Une instruction est toujours en cours et nous espérons un procès en 2023.
Pour moi, ce combat est déterminant. Comment peut-on continuer à laisser faire ces grands industriels ? À les laisser continuer à nous vendre des produits mauvais pour notre santé ?
Nous devons mettre fin à cette spirale infernale qui conduit à ce que nous achetions des produits ultratransformés et fabriqués dans des conditions inacceptables.
Pour la récente présidentielle, vous avez fait partie de l'équipe dirigeante du Pôle écologiste national en soutien de la candidature de Yannick Jadot.

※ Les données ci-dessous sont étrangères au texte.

int enqueue_results(clair_engine *e, Lane &l, Slot &s, int n, bool calls, bool probs) {
    unsigned *word = l.fuse_flags.p ? l.fuse_flags.as<unsigned>() + fuse_words(e->max_pad) : nullptr;
    unsigned *h_word = (unsigned *)(s.h_out.as<float>() + h_word_offset(e->max_batch));
    if (e->d2h_kernel) {
        const int out_vec = probs ? (n * OUT_FLOATS * (int)sizeof(float) + 15) / 16 : 0, call_vec = calls ? n * (int)sizeof(clair_call_t) / 16 : 0;
        hipLaunchKernelGGL(results_to_host_kernel, dim3((std::max(out_vec + call_vec, 1) + 255) / 256), dim3(256), 0, s.cout, s.d_out.as<uint4>(), s.h_out.as<uint4>(), out_vec,
                           s.d_calls.as<uint4>(), s.h_calls.as<uint4>(), call_vec, word, h_word);
    } else {
        if (calls) HIP_TRY(e, hipMemcpyAsync(s.h_calls.p, s.d_calls.p, (size_t)n * sizeof(clair_call_t), hipMemcpyDeviceToHost, s.cout));
        if (probs) HIP_TRY(e, hipMemcpyAsync(s.h_out.p, s.d_out.p, (size_t)n * OUT_FLOATS * sizeof(float), hipMemcpyDeviceToHost, s.cout));
        if (word) HIP_TRY(e, hipMemcpyAsync(h_word, word, sizeof(unsigned), hipMemcpyDeviceToHost, s.cout));
    }
    HIP_TRY(e, hipEventRecord(s.ev_out, s.cout));
    return 0;
}

int enqueue_request(clair_engine *e, int slot_index, const clair_engine::Request &q) {
    Slot &s = e->slots[slot_index];
    Lane &l = *e->lanes[s.lane];
    const int n = q.n, n_pad = (n + 31) & ~31;
    const bool want_probs = q.gt21 != nullptr;
    const bool same_in = s.cin == l.stream, same_out = s.cout == l.stream;
    std::unique_lock<std::mutex> whole(l.order, std::defer_lock);
    if (same_in) whole.lock();
    const size_t row_bytes = CLAIR_INPUT_FLOATS * (q.counts ? sizeof(short) : sizeof(float));
    const size_t stride = q.stride ? (size_t)q.stride : row_bytes;
    const size_t span = (size_t)(n - 1) * stride + row_bytes;
    const float *own_input;
    { std::lock_guard<std::mutex> g(e->pinned_mu); own_input = s.h_x.as<float>(); }
    const bool direct = (q.input == (const void *)own_input && own_input && stride == row_bytes && !q.counts) || in_pinned(e, q.input, span);
    const bool on_device = !direct && is_device_pointer(q.input);
    if (on_device && !q.counts) return fail(e, "a device pointer is taken for int16 counts only");
    enum { NONE, DENSE, STRIDED } convert = NONE;
    const char *convert_from = nullptr;
    if (q.counts) {
        if (!on_device && ensure_slot_counts(e, s)) return 1;
        if (on_device) {
            convert = STRIDED; convert_from = (const char *)q.input;
        } else if (direct && stride != row_bytes) {
            if (ensure_slot_records(e, s, span, stride)) return 1;
            HIP_TRY(e, hipMemcpyAsync(s.d_records.p, q.input, span, hipMemcpyHostToDevice, s.cin));
            convert = STRIDED; convert_from = s.d_records.as<char>();
// ... 219 lines not shown
    return 0;
}

const char *clair_last_error(const clair_engine_t *e) { return e ? e->error.c_str() : g_create_error.c_str(); }

int clair_engine_create(int device, int max_batch, int n_slots, clair_engine_t **out) {
    if (!out) return fail(nullptr, "out is NULL");
    *out = nullptr;
    if (max_batch < 1 || max_batch > (1 << 20)) return fail(nullptr, "max_batch %d out of range [1, 2^20]", max_batch);
    if (n_slots < 1 || n_slots > 64) return fail(nullptr, "n_slots %d out of range [1,64]", n_slots);
    int ndev = 0;
    hipError_t err = hipGetDeviceCount(&ndev);
    if (err != hipSuccess || ndev <= 0)
        return fail(nullptr, "no HIP device available (hipGetDeviceCount: %s); the MI355X engine has no CPU fallback",
                    hipGetErrorString(err));
    if (device < 0 || device >= ndev) return fail(nullptr, "device %d out of range [0,%d)", device, ndev);
    HIP_TRY(nullptr, hipSetDevice(device));
    clair_engine *e = new clair_engine();
    e->device = device;
    e->max_batch = max_batch;
    e->max_pad = (max_batch + 31) & ~31;
    { const char *t = getenv("CLAIR_AMD_TAP_L3"); e->tap_l3 = t && t[0] == '1'; }
    { const char *t = getenv("CLAIR_AMD_L34_STAMPS"); e->l34_stamps = !e->tap_l3 && t && t[0] == '1'; }
    int n_lanes = n_slots <= 4 ? n_slots : 3;
    { const char *t = getenv("CLAIR_AMD_LANES"); if (t && atoi(t) > 0) n_lanes = std::min(atoi(t), n_slots); }
    e->proj2_groups = n_lanes >= 4 ? 3 : (n_lanes > 1 ? 4 : 8);
    { const char *t = getenv("CLAIR_AMD_PROJ2_GROUPS"); if (t && atoi(t) > 0) e->proj2_groups = atoi(t); }
    { const char *t = getenv("CLAIR_AMD_LSTM2_FUSED"); if (t && (t[0] == '0' || t[0] == '1')) e->lstm2_fused = t[0] - '0'; }
    { const char *t = getenv("CLAIR_AMD_FUSED_GROUPS"); if (t && atoi(t) > 0 && atoi(t) <= 8) e->fused_groups = atoi(t); }
    { const char *t = getenv("CLAIR_AMD_LSTM2_PAIR"); if (t && (t[0] == '0' || t[0] == '1')) e->lstm2_pair = t[0] - '0'; }
    { const char *t = getenv("CLAIR_AMD_FUSED_FAULT"); if (t && atoll(t) > 0) e->fused_fault_at = atoll(t); }
    { const char *t = getenv("CLAIR_AMD_STAGING_THREADS"); if (t && atoi(t) >= 0 && atoi(t) <= 16) e->staging_threads = atoi(t); }
    { const char *t = getenv("CLAIR_AMD_ASYNC_STAGING"); if (t && t[0] == '0') e->staging_threads = 0; }
    { const char *t = getenv("CLAIR_AMD_COPY_STREAMS"); if (t) e->copy_mode = !strcmp(t, "slot") ? 0 : !strcmp(t, "two") ? 1 : !strcmp(t, "lane") ? 2 : 3; }
    { const char *t = getenv("CLAIR_AMD_D2H"); if (t) e->d2h_kernel = !strcmp(t, "kernel"); }
    { const char *t = getenv("CLAIR_AMD_CONVERT"); if (t) e->convert_on_lane = strcmp(t, "copy") != 0; }
    e->models.emplace_back(new ModelWeights());
    for (int i = 0; i < n_lanes; ++i) e->lanes.emplace_back(new Lane());
    e->slots = std::vector<Slot>(n_slots);
    const size_t mp = e->max_pad;
    hipError_t r = hipSuccess;
    for (auto &lp : e->lanes) {
        Lane &l = *lp;
        if (r == hipSuccess) r = hipStreamCreateWithFlags(&l.stream, hipStreamNonBlocking);
        if (r == hipSuccess) r = l.zx.ensure((size_t)T_POS * mp * 1024 * sizeof(float));
        if (r == hipSuccess) r = l.a1.ensure(((size_t)2 * T_POS * mp * 256 + 128 * 256) * sizeof(unsigned short));
        if (r == hipSuccess) r = l.a2.ensure((size_t)T_POS * mp * 256 * sizeof(float));
        if (r == hipSuccess) r = l.l4part.ensure((size_t)L4_SPLITS * ((mp + L34_CAND - 1) / L34_CAND * L34_CAND) * L4_UNITS * sizeof(float));
        if (r == hipSuccess && fused_possible(e)) {
            const size_t words = fuse_words(e->max_pad) + 1 + fuse_claims(e);
            r = l.fuse_flags.ensure(words * sizeof(unsigned));
            if (r == hipSuccess) r = hipMemset(l.fuse_flags.p, 0, words * sizeof(unsigned));
        }
    }
    for (size_t i = 0; i < e->slots.size(); ++i) {
        Slot &s = e->slots[i];
        s.lane = (int)(i % e->lanes.size());
        if (e->copy_mode == 0) {
            hipStream_t st = nullptr;
            if (r == hipSuccess) r = hipStreamCreateWithFlags(&st, hipStreamNonBlocking);
            if (r == hipSuccess) e->copy_streams.push_back(st);
            s.cin = s.cout = st;
        } else if (e->copy_mode == 1) {
            while (r == hipSuccess && e->copy_streams.size() < 2) {
                hipStream_t st = nullptr;
                r = hipStreamCreateWithFlags(&st, hipStreamNonBlocking);
                if (r == hipSuccess) e->copy_streams.push_back(st);
            }
            if (r == hipSuccess) { s.cin = e->copy_streams[0]; s.cout = e->copy_streams[1]; }
        } else if (e->copy_mode == 2) {
            s.cin = s.cout = e->lanes[s.lane]->stream;
        } else {
            if (r == hipSuccess && e->copy_streams.empty()) {
                hipStream_t st = nullptr;
                r = hipStreamCreateWithFlags(&st, hipStreamNonBlocking);
                if (r == hipSuccess) e->copy_streams.push_back(st);
            }
            if (r == hipSuccess) { s.cin = e->copy_streams[0]; s.cout = e->lanes[s.lane]->stream; }
        }
        if (r == hipSuccess) r = hipEventCreateWithFlags(&s.ev_in, hipEventDisableTiming);
// ... 548 lines not shown
    HIP_TRY(e, hipDeviceSynchronize());
    HIP_TRY(e, hipFree(x_dev));
    HIP_TRY(e, hipFree(out_dev));
    return 0;
}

Selon vous, pourquoi celle-ci a-t-elle échoué ?
Oui, j'ai été de ceux qui ont organisé la primaire écologiste, en tant que co-président du Pôle écologiste.
Il me semble que nous avons échoué car nous n'avons pas su imposer l'enjeu écologique dans la campagne présidentielle.
Nous avons aussi manqué de préparation et sûrement de radicalité dans le projet qui était proposé. Nous n'avons pas su construire et proposer un récit du projet de société que nous défendons.
Vous êtes le bras droit de Delphine Batho, la présidente du mouvement Génération Écologie. Comment avez-vous rencontré cette ex-ministre de l'Environnement ? Qu'est-ce qui vous motive à remuer ciel et terre pour promouvoir l'écologie politique ?
Depuis 2018, je cherche à dépasser mes engagements associatifs. J'ai pris conscience de l'enjeu climatique et veux m'investir plus fortement pour essayer de changer les choses.
Militant du PS pendant quelques années, j'en suis parti épuisé à cause des querelles intestines, mais aussi de l'absence de réflexion sur les enjeux actuels : la question internationale et la question climatique en particulier.
Je découvre alors cet article dans le Monde : https://www.lemonde.fr/politique/article/2018/05/02/delphine-batho-je-quitte-le-ps-sans-regrets_5293122_823448.html
Je suis séduit par les options prônées par Delphine, sa force de caractère et sa volonté de faire les choses en grand, radicalement. Je la rencontre juste avant l'été 2018 et décide de la rejoindre à Génération Ecologie pour porter cette grande cause de l'écologie politique.
Il me semble que nous avons besoin d'une écologie politique qui porte une espérance, loin des travers habituels des partis historiques et qui porte l'ambition demain d'être majoritaire pour enfin s'attaquer à l'essentiel et répondre aux urgences de notre temps.
Ce combat, je le mène avec force car je souhaite, quand je serai âgé, pouvoir regarder ma fille et lui dire que j'ai fait tout mon possible pour lui offrir une vie meilleure et un monde dans lequel elle puisse vivre.